Stored items
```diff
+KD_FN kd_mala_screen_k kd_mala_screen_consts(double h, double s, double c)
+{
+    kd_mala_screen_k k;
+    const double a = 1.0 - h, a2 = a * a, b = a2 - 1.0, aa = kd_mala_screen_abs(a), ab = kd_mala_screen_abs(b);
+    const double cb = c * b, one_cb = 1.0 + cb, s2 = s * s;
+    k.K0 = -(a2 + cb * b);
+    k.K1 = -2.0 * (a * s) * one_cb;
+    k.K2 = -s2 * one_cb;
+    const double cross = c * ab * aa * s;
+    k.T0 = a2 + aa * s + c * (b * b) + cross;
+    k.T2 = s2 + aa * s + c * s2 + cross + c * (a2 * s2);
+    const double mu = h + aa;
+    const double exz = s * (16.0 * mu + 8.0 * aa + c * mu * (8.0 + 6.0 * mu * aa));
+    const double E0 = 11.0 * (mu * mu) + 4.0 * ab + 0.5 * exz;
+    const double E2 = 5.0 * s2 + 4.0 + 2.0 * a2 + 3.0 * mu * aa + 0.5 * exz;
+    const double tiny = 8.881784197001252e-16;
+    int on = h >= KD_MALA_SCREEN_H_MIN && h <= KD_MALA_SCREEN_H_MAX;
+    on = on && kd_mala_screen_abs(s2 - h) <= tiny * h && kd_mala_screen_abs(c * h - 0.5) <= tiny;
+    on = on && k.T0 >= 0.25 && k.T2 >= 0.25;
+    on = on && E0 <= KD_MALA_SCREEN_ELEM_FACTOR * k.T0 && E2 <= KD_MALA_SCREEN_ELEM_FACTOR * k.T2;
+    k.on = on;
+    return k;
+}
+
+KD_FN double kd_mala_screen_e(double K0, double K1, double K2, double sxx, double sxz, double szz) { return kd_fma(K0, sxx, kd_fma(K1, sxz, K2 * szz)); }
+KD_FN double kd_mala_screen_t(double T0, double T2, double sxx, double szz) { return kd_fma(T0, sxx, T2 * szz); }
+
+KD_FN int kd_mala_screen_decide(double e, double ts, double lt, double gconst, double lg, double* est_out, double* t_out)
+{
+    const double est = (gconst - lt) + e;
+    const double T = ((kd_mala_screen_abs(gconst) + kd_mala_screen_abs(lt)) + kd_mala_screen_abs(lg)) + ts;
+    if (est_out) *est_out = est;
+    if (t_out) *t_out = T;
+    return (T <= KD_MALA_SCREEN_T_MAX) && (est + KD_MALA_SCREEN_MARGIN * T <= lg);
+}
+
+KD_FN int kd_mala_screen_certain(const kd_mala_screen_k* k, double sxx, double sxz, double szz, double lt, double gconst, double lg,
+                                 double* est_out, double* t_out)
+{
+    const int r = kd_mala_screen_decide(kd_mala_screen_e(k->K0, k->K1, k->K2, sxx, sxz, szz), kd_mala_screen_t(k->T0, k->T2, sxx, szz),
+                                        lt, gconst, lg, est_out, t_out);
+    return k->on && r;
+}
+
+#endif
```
--
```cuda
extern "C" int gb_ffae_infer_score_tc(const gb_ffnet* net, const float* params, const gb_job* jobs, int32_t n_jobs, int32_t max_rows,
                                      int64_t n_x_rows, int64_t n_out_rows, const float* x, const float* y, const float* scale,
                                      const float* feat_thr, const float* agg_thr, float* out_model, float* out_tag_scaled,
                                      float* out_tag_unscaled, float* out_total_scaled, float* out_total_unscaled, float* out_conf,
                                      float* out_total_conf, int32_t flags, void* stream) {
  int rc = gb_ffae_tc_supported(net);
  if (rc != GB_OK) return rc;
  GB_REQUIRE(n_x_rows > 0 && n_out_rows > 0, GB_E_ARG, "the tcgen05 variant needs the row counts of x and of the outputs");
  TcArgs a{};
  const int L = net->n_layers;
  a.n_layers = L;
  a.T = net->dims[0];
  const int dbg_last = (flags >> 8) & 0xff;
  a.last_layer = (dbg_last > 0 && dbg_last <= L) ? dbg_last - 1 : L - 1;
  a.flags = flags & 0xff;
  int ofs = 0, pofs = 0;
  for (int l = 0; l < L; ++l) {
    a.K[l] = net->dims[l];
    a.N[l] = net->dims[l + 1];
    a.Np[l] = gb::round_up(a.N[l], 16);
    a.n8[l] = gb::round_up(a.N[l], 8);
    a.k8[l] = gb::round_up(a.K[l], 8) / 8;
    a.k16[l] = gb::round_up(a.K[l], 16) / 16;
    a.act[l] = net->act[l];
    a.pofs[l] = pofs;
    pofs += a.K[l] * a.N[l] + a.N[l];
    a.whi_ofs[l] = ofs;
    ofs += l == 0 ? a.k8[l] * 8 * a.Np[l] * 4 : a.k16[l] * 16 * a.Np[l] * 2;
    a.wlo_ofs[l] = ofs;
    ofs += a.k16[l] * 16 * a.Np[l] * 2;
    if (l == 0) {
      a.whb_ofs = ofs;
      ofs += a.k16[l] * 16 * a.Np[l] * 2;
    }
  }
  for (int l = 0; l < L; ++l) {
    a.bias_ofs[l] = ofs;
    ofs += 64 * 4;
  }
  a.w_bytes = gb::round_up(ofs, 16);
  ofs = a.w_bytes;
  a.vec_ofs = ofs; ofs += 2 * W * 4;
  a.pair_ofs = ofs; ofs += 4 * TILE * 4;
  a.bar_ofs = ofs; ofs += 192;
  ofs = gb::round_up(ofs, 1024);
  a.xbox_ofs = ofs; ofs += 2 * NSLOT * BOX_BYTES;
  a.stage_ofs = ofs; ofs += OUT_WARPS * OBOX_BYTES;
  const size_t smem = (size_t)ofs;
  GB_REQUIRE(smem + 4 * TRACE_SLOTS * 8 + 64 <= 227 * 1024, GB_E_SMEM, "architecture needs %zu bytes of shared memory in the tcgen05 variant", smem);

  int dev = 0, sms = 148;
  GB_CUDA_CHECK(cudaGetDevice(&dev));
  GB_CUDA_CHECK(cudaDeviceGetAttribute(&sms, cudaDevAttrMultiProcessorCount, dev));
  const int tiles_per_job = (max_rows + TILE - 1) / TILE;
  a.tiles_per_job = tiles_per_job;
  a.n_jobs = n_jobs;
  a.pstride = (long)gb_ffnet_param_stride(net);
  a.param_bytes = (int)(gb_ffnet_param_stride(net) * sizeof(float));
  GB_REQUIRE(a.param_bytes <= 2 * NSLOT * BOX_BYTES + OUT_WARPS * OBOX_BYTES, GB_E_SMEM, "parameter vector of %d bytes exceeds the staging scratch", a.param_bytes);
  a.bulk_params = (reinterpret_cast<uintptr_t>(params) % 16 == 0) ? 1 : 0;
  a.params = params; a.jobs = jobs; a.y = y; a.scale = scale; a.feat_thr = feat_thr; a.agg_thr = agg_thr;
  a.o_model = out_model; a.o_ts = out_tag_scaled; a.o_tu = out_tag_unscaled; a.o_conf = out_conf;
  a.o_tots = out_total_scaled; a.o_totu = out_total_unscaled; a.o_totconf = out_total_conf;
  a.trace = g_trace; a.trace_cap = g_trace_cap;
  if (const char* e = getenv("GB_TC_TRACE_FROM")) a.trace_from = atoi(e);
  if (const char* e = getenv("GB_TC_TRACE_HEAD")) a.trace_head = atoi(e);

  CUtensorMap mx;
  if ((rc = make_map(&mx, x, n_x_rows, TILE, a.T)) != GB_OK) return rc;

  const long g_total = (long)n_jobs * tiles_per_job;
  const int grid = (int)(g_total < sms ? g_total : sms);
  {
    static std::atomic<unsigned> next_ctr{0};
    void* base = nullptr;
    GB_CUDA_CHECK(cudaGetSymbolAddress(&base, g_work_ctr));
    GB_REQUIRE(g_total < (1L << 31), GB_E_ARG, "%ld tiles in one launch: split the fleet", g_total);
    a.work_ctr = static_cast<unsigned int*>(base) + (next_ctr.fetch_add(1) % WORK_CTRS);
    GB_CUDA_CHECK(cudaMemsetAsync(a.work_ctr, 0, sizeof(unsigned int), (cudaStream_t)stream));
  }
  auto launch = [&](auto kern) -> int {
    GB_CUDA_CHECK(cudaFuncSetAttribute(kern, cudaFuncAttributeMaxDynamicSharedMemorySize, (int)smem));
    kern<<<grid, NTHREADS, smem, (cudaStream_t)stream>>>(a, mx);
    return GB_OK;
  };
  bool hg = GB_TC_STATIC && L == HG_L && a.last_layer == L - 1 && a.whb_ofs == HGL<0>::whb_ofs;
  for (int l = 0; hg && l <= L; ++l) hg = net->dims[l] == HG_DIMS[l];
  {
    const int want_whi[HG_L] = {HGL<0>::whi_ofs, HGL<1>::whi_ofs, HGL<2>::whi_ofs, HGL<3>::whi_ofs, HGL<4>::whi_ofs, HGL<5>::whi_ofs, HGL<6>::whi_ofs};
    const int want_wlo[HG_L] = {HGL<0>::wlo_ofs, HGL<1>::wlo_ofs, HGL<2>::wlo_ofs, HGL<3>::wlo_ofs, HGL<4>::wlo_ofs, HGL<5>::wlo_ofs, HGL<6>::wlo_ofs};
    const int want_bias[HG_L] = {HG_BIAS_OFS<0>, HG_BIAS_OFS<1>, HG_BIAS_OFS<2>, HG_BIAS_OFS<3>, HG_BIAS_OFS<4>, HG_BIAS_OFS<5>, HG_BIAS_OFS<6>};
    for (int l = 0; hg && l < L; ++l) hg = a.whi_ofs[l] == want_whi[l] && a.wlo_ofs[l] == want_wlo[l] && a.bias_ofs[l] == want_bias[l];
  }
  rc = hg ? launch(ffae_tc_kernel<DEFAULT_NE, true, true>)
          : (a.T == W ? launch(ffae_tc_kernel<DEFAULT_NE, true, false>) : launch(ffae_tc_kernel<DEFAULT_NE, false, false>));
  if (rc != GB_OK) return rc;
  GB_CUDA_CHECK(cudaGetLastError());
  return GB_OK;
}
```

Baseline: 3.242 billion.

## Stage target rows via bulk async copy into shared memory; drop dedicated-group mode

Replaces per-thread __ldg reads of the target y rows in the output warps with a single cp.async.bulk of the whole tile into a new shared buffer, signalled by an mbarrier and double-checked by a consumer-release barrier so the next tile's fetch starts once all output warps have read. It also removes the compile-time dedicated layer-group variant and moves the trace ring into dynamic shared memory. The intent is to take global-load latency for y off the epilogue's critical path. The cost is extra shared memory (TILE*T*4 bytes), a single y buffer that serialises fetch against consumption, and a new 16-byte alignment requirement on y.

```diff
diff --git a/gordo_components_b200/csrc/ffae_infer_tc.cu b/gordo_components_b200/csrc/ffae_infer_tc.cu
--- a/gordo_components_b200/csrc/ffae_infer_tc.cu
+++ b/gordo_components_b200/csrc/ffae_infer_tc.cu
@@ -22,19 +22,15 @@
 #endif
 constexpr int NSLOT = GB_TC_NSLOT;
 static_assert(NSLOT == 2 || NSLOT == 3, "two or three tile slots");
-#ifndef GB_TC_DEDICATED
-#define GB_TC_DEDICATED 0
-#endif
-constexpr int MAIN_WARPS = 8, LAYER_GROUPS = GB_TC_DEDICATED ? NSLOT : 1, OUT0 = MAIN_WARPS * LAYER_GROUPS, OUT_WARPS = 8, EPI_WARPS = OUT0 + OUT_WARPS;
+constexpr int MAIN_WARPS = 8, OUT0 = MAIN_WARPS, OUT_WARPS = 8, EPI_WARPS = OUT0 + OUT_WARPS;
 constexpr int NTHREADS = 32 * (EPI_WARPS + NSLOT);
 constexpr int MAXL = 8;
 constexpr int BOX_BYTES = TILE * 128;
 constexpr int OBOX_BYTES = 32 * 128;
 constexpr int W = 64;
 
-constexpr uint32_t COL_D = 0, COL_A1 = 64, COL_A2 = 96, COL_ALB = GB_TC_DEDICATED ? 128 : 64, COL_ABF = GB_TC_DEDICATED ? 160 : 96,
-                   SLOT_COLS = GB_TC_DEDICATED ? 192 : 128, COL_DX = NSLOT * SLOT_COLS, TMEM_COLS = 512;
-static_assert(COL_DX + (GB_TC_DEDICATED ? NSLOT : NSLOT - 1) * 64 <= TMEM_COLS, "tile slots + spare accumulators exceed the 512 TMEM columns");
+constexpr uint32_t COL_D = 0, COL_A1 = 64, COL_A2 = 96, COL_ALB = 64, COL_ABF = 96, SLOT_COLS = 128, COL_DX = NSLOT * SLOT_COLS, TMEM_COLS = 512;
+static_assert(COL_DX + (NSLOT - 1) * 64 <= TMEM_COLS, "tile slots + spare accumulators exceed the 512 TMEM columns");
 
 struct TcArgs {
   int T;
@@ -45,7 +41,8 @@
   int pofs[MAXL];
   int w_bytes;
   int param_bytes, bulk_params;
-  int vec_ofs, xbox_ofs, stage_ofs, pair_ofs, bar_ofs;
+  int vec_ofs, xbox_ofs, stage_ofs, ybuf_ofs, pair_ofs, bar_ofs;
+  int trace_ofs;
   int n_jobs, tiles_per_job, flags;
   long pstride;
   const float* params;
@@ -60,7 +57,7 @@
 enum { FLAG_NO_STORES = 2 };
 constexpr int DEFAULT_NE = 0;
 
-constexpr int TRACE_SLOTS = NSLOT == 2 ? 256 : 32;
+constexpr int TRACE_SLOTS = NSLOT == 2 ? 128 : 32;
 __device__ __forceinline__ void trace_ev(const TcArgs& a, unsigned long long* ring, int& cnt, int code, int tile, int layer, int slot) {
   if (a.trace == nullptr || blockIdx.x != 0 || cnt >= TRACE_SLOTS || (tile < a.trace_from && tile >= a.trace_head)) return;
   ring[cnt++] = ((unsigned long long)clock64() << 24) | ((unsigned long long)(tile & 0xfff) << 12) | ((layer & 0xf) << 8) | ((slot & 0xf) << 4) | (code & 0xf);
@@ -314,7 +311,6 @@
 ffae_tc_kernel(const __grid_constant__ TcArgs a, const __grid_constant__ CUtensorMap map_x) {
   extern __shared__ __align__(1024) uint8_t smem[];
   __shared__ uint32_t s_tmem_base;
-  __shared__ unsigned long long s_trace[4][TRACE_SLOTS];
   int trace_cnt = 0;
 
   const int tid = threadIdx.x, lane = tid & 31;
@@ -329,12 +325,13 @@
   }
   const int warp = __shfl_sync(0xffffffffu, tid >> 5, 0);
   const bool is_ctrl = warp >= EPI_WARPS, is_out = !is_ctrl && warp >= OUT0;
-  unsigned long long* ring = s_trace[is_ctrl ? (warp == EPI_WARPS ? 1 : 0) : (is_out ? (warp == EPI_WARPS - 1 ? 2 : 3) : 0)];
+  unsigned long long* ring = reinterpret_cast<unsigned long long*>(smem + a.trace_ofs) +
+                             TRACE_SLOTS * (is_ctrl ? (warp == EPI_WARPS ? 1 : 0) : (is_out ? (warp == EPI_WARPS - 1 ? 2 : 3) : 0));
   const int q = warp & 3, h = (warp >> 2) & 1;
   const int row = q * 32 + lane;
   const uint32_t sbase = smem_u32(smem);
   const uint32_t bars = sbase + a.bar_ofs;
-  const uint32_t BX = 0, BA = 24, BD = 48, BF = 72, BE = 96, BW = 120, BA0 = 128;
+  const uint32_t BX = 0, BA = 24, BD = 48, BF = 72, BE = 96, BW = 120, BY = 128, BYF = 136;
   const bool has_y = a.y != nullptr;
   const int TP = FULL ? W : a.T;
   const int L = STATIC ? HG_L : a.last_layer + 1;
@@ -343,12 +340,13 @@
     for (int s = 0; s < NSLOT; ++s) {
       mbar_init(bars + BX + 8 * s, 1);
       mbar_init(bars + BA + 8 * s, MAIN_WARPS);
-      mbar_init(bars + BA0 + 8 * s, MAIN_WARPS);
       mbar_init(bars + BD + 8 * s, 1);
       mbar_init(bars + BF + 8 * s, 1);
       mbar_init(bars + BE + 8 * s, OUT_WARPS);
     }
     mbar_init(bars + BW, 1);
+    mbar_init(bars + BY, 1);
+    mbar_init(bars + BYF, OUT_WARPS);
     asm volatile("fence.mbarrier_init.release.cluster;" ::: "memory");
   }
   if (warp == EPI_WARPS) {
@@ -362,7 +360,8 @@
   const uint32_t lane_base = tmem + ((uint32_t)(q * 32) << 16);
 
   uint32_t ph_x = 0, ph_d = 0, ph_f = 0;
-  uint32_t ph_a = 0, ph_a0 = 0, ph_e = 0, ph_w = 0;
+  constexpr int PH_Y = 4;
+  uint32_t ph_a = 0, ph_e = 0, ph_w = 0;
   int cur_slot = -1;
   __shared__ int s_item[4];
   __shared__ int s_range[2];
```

INSTRUCTIONS TO FOLLOW
Lines holding "pstride" in the data above: copy each of them.

RESULT
  a.pstride = (long)gb_ffnet_param_stride(net);
   long pstride;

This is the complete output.